Targeted syndromic next-generation sequencing panel for simultaneous detection of pathogens associated with bovine reproductive failure

Abstract

Bovine reproductive failure, which includes infertility, abortion, and stillbirth in cattle, leads to significant economic losses for beef and milk producers. Diagnosing the infectious causes of bovine reproductive failure is challenging as there are multiple pathogens associated with it. The traditional stepwise approach to diagnostic testing is time-consuming and can cause significant delays. In this study, we have developed a syndromic next-generation sequencing panel (BovReproSeq), for the simultaneous detection of 17 pathogens associated with bovine reproductive failure. This targeted approach involves amplifying multiple pathogen-specific targets using ultra-multiplex PCR, followed by sequencing with the Oxford Nanopore platform and subsequent analysis of the data using a custom bioinformatic pipeline to determine the presence or absence of pathogens.

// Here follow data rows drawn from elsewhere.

static int rx_tap_pass(RxCall& c) {
  ofdm_handle* h = c.h;
  RxState& rx = h->rx;
  const uint32_t tapm = h->tap_mask;
  auto on = [&](int tap) { return (tapm >> tap) & 1u; };
  const uint64_t nsamples = c.nsamples, nsym = c.nsym;
  if (on(OFDM_TAP_RX_SIGMIX) || on(OFDM_TAP_RX_NCO)) {
    c32 *d_sm = nullptr, *d_nco = nullptr;
    if (on(OFDM_TAP_RX_SIGMIX)) {
      HIPCHK(h, rx.tap_sigmix.ensure(nsamples * sizeof(c32)));
      d_sm = rx.tap_sigmix.as<c32>();
    }
    if (on(OFDM_TAP_RX_NCO)) {
      HIPCHK(h, rx.tap_nco.ensure(nsamples * sizeof(c32)));
      d_nco = rx.tap_nco.as<c32>();
    }
    hipLaunchKernelGGL(k_sigmix_tap, dim3((unsigned)((nsamples + 255) / 256)), dim3(256), 0, h->stream, rx.y_ptr, nsamples,
                       rx.peaks.as<uint64_t>(), rx.Phi.as<double>(), rx.step.as<double>(), c.npeaks, c.dq.ref_on, c.dq.ref_peak,
                       c.dq.ref_phi, c.dq.ref_step, d_sm, d_nco);
    HIPCHK(h, hipGetLastError());
  }
  if (!(on(OFDM_TAP_RX_FFT) || on(OFDM_TAP_RX_ACQ) || on(OFDM_TAP_RX_SINK) || on(OFDM_TAP_RX_SAMPLER))) return OFDM_OK;
  DemodParams tq = c.dq;
  tq.tap_mode = 1;
  tq.qual = nullptr;
  tq.csi_eq = nullptr;
  tq.csi_pre = tq.csi_err = tq.csi_ref = nullptr;
  if (on(OFDM_TAP_RX_SAMPLER)) {
    HIPCHK(h, rx.tap_sampler.ensure(nsym * (uint64_t)h->N * sizeof(c32)));
    tq.tap_sampler = rx.tap_sampler.as<c32>();
  }
  if (on(OFDM_TAP_RX_FFT)) {
    HIPCHK(h, rx.tap_fft.ensure(nsym * (uint64_t)h->N * sizeof(c32)));
    tq.tap_fft = rx.tap_fft.as<c32>();
  }
  if (on(OFDM_TAP_RX_ACQ)) {
    HIPCHK(h, rx.tap_acq.ensure(nsym * (uint64_t)h->occ * sizeof(c32)));
    tq.tap_acq = rx.tap_acq.as<c32>();
  }
  if (on(OFDM_TAP_RX_SINK)) {
    HIPCHK(h, rx.tap_sink.ensure(nsym * (uint64_t)h->occ * sizeof(c32)));
    HIPCHK(h, rx.tap_demapped.ensure(nsym));
    HIPCHK(h, hipMemsetAsync(rx.tap_sink.p, 0, nsym * (uint64_t)h->occ * sizeof(c32), h->stream));
    HIPCHK(h, hipMemsetAsync(rx.tap_demapped.p, 0, nsym, h->stream));
    tq.tap_sink = rx.tap_sink.as<c32>();
    tq.tap_demapped = rx.tap_demapped.as<uint8_t>();
  }
  return run_demod(h, tq);
}

static DeframeParams make_deframe_params(const RxCall& c) {
  ofdm_handle* h = c.h;
  RxState& rx = h->rx;
  DeframeParams fq;
  memset(&fq, 0, sizeof(fq));
  fq.dyn = c.dynf;
  fq.nframes = (uint32_t)c.nframes;
  fq.res = rx.res.as<FrameResult>();
  fq.invalid = rx.invalid.as<uint8_t>();
  fq.raw = rx.raw.as<uint8_t>();
  fq.mask = h->d_mask.as<uint8_t>();
  fq.crc_table = h->d_crc.as<uint32_t>();
  fq.xp8 = h->d_xp8.as<uint32_t>();
  fq.key = rx.key.as<uint64_t>();
  fq.pos = rx.pos.as<uint64_t>();
  fq.counters = rx_ctr(h) + CT_DEFR;
  return fq;
}

static int rx_deframe_count(RxCall& c) {
  ofdm_handle* h = c.h;
  RxState& rx = h->rx;
  const uint64_t nframes = c.nframes;
  const unsigned grid = (unsigned)((nframes + 255) / 256);
  c.fq = make_deframe_params(c);
  hipLaunchKernelGGL(k_deframe_count, dim3(grid), dim3(256), 0, h->stream, c.fq);
  HIPCHK(h, hipGetLastError());
  int rc = dev_excl_scan<uint64_t>(h, rx.key.as<uint64_t>(), nframes, rx.pos.as<uint64_t>(), rx_ctr(h) + CT_KEYTOT);
  if (rc) return rc;
  if (h->tap_mask & (1u << OFDM_TAP_RX_PACKETS)) {
    HIPCHK(h, rx.raw_lens.ensure(nframes * sizeof(uint64_t)));
    HIPCHK(h, rx.raw_pos.ensure(nframes * sizeof(uint64_t)));
    hipLaunchKernelGGL(k_raw_len, dim3(grid), dim3(256), 0, h->stream, c.fq, rx.raw_lens.as<uint64_t>());
    rc = dev_excl_scan<uint64_t>(h, rx.raw_lens.as<uint64_t>(), nframes, rx.raw_pos.as<uint64_t>(), rx_ctr(h) + CT_RAWTOT);
  }
  return rc;
}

We tested 116 clinical samples and found that BovReproSeq results matched with current diagnostic methods for 93% of the samples, and most of the disagreements occurring in samples with very low pathogen loads (Ct > 35). At the optimal read-count threshold of 10 reads (minimum number of reads to classify the sample as positive), the sensitivity of the assay was approximately 82%, while specificity was 100%. The overall accuracy of the assay was 98.8%. Matthew's Correlation Coefficient was approximately 0.90 and F1 score (harmonic mean of Precision and Recall) was 0.90, indicating excellent overall performance. Our study presents a significant advancement in detecting the infectious agents associated with bovine reproductive failure and the BovReproSeq panel's ability to detect 17 pathogens makes it a promising tool for veterinary diagnostics.